• Activity: An exact copy of the entries below is the expected answer.

(Collected data entries)

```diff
diff --git a/gingr_amd/csrc/fastexp.h b/gingr_amd/csrc/fastexp.h
--- a/gingr_amd/csrc/fastexp.h
+++ b/gingr_amd/csrc/fastexp.h
@@ -84,20 +84,25 @@
 
 #define GINGR_EXP_MAGIC8 844424930131968.0
 
-__device__ __forceinline__ double fastexp2_floor_core(double tm, double f, const double *T) {
+__device__ __forceinline__ double fastexp_floor_q0() {
+    double q0 = ExpFloor11::Q0;
+    asm volatile("" : "+v"(q0));
+    return q0;
+}
+__device__ __forceinline__ double fastexp2_floor_core(double tm, double f, const double *T, double q0) {
     const unsigned long long bits = __builtin_bit_cast(unsigned long long, tm);
     const unsigned lo = (unsigned)bits, hi = (unsigned)(bits >> 32);
     const int e = (int)__builtin_amdgcn_alignbit(hi, lo, 14);
-    const double q = __builtin_fma(f, ExpFloor11::Q1, ExpFloor11::Q0);
+    const double q = __builtin_fma(f, ExpFloor11::Q1, q0);
     const double tj = *reinterpret_cast<const double *>(reinterpret_cast<const char *>(T) + (lo & 0x3FF8u));
     const double fq = f * q;
     const double r = __builtin_fma(tj, fq, tj);
     return __builtin_ldexp(r, e);
 }
 
-__device__ __forceinline__ double fastexp2_floor_scaled(double d2, double c, const double *T) {
+__device__ __forceinline__ double fastexp2_floor_scaled(double d2, double c, const double *T, double q0) {
     const double u = d2 * c;
-    return fastexp2_floor_core(u + GINGR_EXP_MAGIC8, __builtin_amdgcn_fract(u), T);
+    return fastexp2_floor_core(u + GINGR_EXP_MAGIC8, __builtin_amdgcn_fract(u), T, q0);
 }
 
 template <int TB = 11>
```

• Result of the task:
```diff
diff --git a/gingr_amd/csrc/fastexp.h b/gingr_amd/csrc/fastexp.h
--- a/gingr_amd/csrc/fastexp.h
+++ b/gingr_amd/csrc/fastexp.h
@@ -84,20 +84,25 @@
 
 #define GINGR_EXP_MAGIC8 844424930131968.0
 
-__device__ __forceinline__ double fastexp2_floor_core(double tm, double f, const double *T) {
+__device__ __forceinline__ double fastexp_floor_q0() {
+    double q0 = ExpFloor11::Q0;
+    asm volatile("" : "+v"(q0));
+    return q0;
+}
+__device__ __forceinline__ double fastexp2_floor_core(double tm, double f, const double *T, double q0) {
     const unsigned long long bits = __builtin_bit_cast(unsigned long long, tm);
     const unsigned lo = (unsigned)bits, hi = (unsigned)(bits >> 32);
     const int e = (int)__builtin_amdgcn_alignbit(hi, lo, 14);
-    const double q = __builtin_fma(f, ExpFloor11::Q1, ExpFloor11::Q0);
+    const double q = __builtin_fma(f, ExpFloor11::Q1, q0);
     const double tj = *reinterpret_cast<const double *>(reinterpret_cast<const char *>(T) + (lo & 0x3FF8u));
     const double fq = f * q;
     const double r = __builtin_fma(tj, fq, tj);
     return __builtin_ldexp(r, e);
 }
 
-__device__ __forceinline__ double fastexp2_floor_scaled(double d2, double c, const double *T) {
+__device__ __forceinline__ double fastexp2_floor_scaled(double d2, double c, const double *T, double q0) {
     const double u = d2 * c;
-    return fastexp2_floor_core(u + GINGR_EXP_MAGIC8, __builtin_amdgcn_fract(u), T);
+    return fastexp2_floor_core(u + GINGR_EXP_MAGIC8, __builtin_amdgcn_fract(u), T, q0);
 }
 
 template <int TB = 11>
```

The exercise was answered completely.